*ACTIVITY*:
Using the listing below, give the number of lines in which the string "degenerate" appears, and nothing else.

*INFORMATION SHOWN*:
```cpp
int do_dispatch(urt_context* ctx, int kernel, int gx, int gy, int gz, int first_row, int row_stride) {
  if (kernel != 0) return fail(ctx, URT_ERR_INVALID_ARGUMENT, "kernel index must be 0 (CSMain)");
  if (gx < 0 || gy < 0 || gz < 0 || first_row < 0 || row_stride < 1)
    return fail(ctx, URT_ERR_INVALID_ARGUMENT, "negative thread-group count or bad strip arguments");
  urt_handle res_h = ctx->t_result;
  Texture* res = find_texture(ctx, res_h);
  if (!res) return fail(ctx, URT_ERR_UNBOUND, "Dispatch: no texture bound to \"Result\" (RM:803)");
  if (res->w > 65535 || res->h > 65535) return fail(ctx, URT_ERR_INVALID_ARGUMENT, "Result larger than 65535 pixels per side");
  URT_HIP(ctx, hipSetDevice(ctx->device));
  if (int rc = current_scene(ctx)) return rc;
  ctx->dispatches++;
  if (gx == 0 || gy == 0 || gz == 0) return URT_OK;

  DevScene S = ctx->scene.ds;
  { int rc = bind_sky(ctx, S); if (rc) return rc; }

  FrameParams P{};
  std::memcpy(P.c2w, ctx->c2w, sizeof P.c2w);
  std::memcpy(P.invp, ctx->invp, sizeof P.invp);
  P.pixel_off_x = ctx->pixel_off[0]; P.pixel_off_y = ctx->pixel_off[1];
  P.seed = ctx->seed;
  P.num_bounces = ctx->num_bounces; P.num_rays = ctx->num_rays;
  P.width = res->w; P.height = res->h;
  long rw = std::min<long>((long)gx * 8, res->w), rh = std::min<long>((long)gy * 8, res->h);
  P.region_w = (int)rw; P.region_h = (int)rh;
  P.tiles_x = (P.region_w + 7) / 8;
  P.first_group_row = first_row; P.row_stride = row_stride;
  P.n_strips = strip_count((P.region_h + 7) / 8, first_row, row_stride);
  P.tlas_stack = lane_stack_size(ctx).tlas; P.blas_stack = lane_stack_size(ctx).blas; P.watchdog_steps = ctx->scene.watchdog_steps;
  P.block_threads = ctx->opt.block_threads; P.xcd_run = ctx->opt.xcd_run; P.tile_order = ctx->opt.tile_order >= 0 ? ctx->opt.tile_order : (S.n_meshes == 0 ? 1 : 0); P.refill_min = ctx->opt.refill_min;
  P.blas_min = ctx->opt.blas_min > 0 ? ctx->opt.blas_min : (S.n_meshes > 1 ? 24 : 16);
  P.blas_exit = ctx->opt.blas_exit > 0 ? ctx->opt.blas_exit : (S.n_meshes > 1 ? 9 : 14); P.shade_min = ctx->opt.shade_min; P.sky_min = ctx->opt.sky_min;
  P.n_frames = 1; P.frame_stride = 0;
  P.sched_trips = sched_trip_cap(ctx, P, 1); P.trip_flag = ctx->d_trip_flag;
  if (P.n_strips == 0 || P.tiles_x == 0) return URT_OK;
  P.n_shards = ctx->opt.work_shards; P.frame_group = ctx->opt.frame_group;
  if (ctx->opt.xcd_run <= 0) P.xcd_run = ctx->opt.kernel_mode >= 2 ? auto_run_length(P, 1) : 1;
  if ((uint64_t)P.tiles_x * (uint64_t)P.n_strips * 64u >= 0xffffffffull)
    return fail(ctx, URT_ERR_INVALID_ARGUMENT, "Dispatch: too many pixel slots in one dispatch");

  {
    uint64_t px = 0;
    for (int j = 0; j < P.n_strips; j++) {
      int y0 = (first_row + j * row_stride) * 8;
      px += (uint64_t)std::max(0, std::min(P.region_h - y0, 8)) * (uint64_t)P.region_w;
    }
    ctx->pixels_dispatched += px;
  }
  bool degenerate = P.num_bounces <= 0 || P.num_rays <= 0;
  int mode = degenerate ? 0 : ctx->opt.kernel_mode;
  if ((mode == 3 || mode == 5) && P.num_bounces >= (1 << 24)) mode = 2;
  bool count = ctx->opt.count_stats != 0;
  const int region[4] = {P.region_w, P.region_h, first_row, row_stride};
  const bool full_cover = P.region_w == res->w && P.region_h == res->h && first_row == 0 && row_stride == 1;

  if (mode == 3 || mode == 5) {
    bool top_in_front = ctx->opt.top_front < 0 ? S.n_meshes > 1 : ctx->opt.top_front != 0;
    P.serve = mode == 5 && ctx->scene.n_blas_nodes > 0;
    P.pool_inloop = ctx->opt.serve_refill;
    int front_mode = configure_sched(ctx, S, P, top_in_front);
    P.shade_split = ctx->opt.shade_split != 0;
    const FrameUniforms fu = bound_camera(ctx);
    bool same_region = res->n_regions == 1 && std::memcmp(res->rg, region, sizeof region) == 0;
    bool renamable = !res->external && !res->ptr_exposed && (full_cover || (!res->other_writes && (res->n_regions == 0 || same_region)));
    int limit = renamable ? batch_limit(ctx, P) : 1;
    urt_context::Pending& B = ctx->pend;
    if (B.n > 0) {
      const FrameParams& Q = B.P;
      bool same = B.tex == res_h && B.scene_epoch == ctx->scene_epoch && B.S.sky == S.sky && B.S.sky_w == S.sky_w && B.S.sky_h == S.sky_h &&
                  B.count == count && B.front_mode == front_mode && Q.serve == P.serve && Q.num_bounces == P.num_bounces && Q.num_rays == P.num_rays &&
                  Q.width == P.width && Q.height == P.height && Q.region_w == P.region_w && Q.region_h == P.region_h &&
                  Q.first_group_row == P.first_group_row && Q.row_stride == P.row_stride && B.n < B.limit && limit > 1;
      if (!same) { int rc = flush_pending(ctx); if (rc) return rc; }
    }
    if (limit > 1 && B.n == 0) {
      int rc = ensure_slab(ctx, res_h, *res, limit); if (rc) return rc;
      if (!ctx->slab || ctx->slab_tex != res_h || ctx->slab_frames < 2) limit = 1;
    }
    if (B.n == 0) { int rc = bind_sky(ctx, S); if (rc) return rc; }
    if (limit <= 1) {
      FrameTable T{};
      T.f[0] = fu;
      P.frame_group = 1;
      int rc = launch_sched_frames(ctx, S, P, T, res->dev, front_mode, count);
      if (rc) return rc;
    } else {
      if (B.n == 0) {
        B.limit = std::min(limit, ctx->slab_frames);
        B.tex = res_h; B.scene_epoch = ctx->scene_epoch; B.S = S; B.P = P; B.front_mode = front_mode; B.count = count;
      }
      B.T.f[B.n] = fu;
      res->dev = ctx->slab.get() + (size_t)B.n * ctx->slab_stride;
      B.n++;
    }
  } else {
    int rc = flush_pending(ctx); if (rc) return rc;
    int nb = 0, k = 0;
    if (mode == 1) {
      size_t n_paths = (size_t)P.tiles_x * 64 * (size_t)P.n_strips;
      rc = ensure_queues(ctx, n_paths, (size_t)P.num_rays * (size_t)(P.num_bounces + 1));
      if (rc) return rc;
    } else if (mode == 2) {
      int waves_per_block = P.block_threads / 64;
      long want = ((long)P.tiles_x * P.n_strips + waves_per_block - 1) / waves_per_block;
      int wpc = ctx->opt.waves_per_cu;
      if (wpc <= 0) wpc = 20;
      long resident = (long)ctx->n_cus * wpc / waves_per_block;
      nb = (int)std::max(1L, std::min(want, resident));
    } else if (mode == 4) {
      P.block_threads = 64;
      P.refill_min = ctx->opt.pool_refill; P.blas_min = ctx->opt.pool_blas_min; P.blas_exit = ctx->opt.pool_blas_exit;
      P.pool_inloop = ctx->opt.pool_inloop; P.pool_other_min = ctx->opt.pool_other_min;
      k = ctx->opt.pool_k;
      size_t lds = pool_lds_bytes(P, k);
      while (k > 1 && lds > 160 * 1024) { k--; lds = pool_lds_bytes(P, k); }
      if (lds > 160 * 1024) return fail(ctx, URT_ERR_OUT_OF_MEMORY, "kernel_mode 4: the scene's traversal stacks do not fit the LDS of one CU; use kernel_mode 3");
      int fit = (int)std::max<size_t>(1, (160 * 1024) / lds);
      int wpc = ctx->opt.waves_per_cu > 0 ? ctx->opt.waves_per_cu : fit;
      long want = ((long)P.tiles_x * P.n_strips * 64 + 64L * k - 1) / (64L * k);
      nb = (int)std::max(1L, std::min(want, (long)ctx->n_cus * wpc));
    }
    const hipStream_t st = touch(ctx);
    rc = timed_launch(ctx, st, mode, 0, P, count, ctx->opt.waves_per_cu, [&](TraceLaunchRecord* rec) {
      switch (mode) {
        case 1: return launch_wavefront(S, P, ctx->q, res->dev, ctx->d_counters.get(), count, st, rec);
        case 2: return launch_persist(S, P, res->dev, ctx->d_counters.get(), ctx->d_next.get(), nb, count, st, rec);
        case 4: return launch_pool(S, P, res->dev, ctx->d_counters.get(), ctx->d_next.get(), nb, k, count, st, rec);
        default: return launch_mega(S, P, res->dev, ctx->d_counters.get(), count, st, rec);
      }
    });
    if (rc) return rc;
  }
  if (res->n_regions == 0) { res->n_regions = 1; std::memcpy(res->rg, region, sizeof region); }
  else if (std::memcmp(res->rg, region, sizeof region) != 0) res->n_regions = 2;
  return URT_OK;
}

}
```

*FINISHED TASK*:
2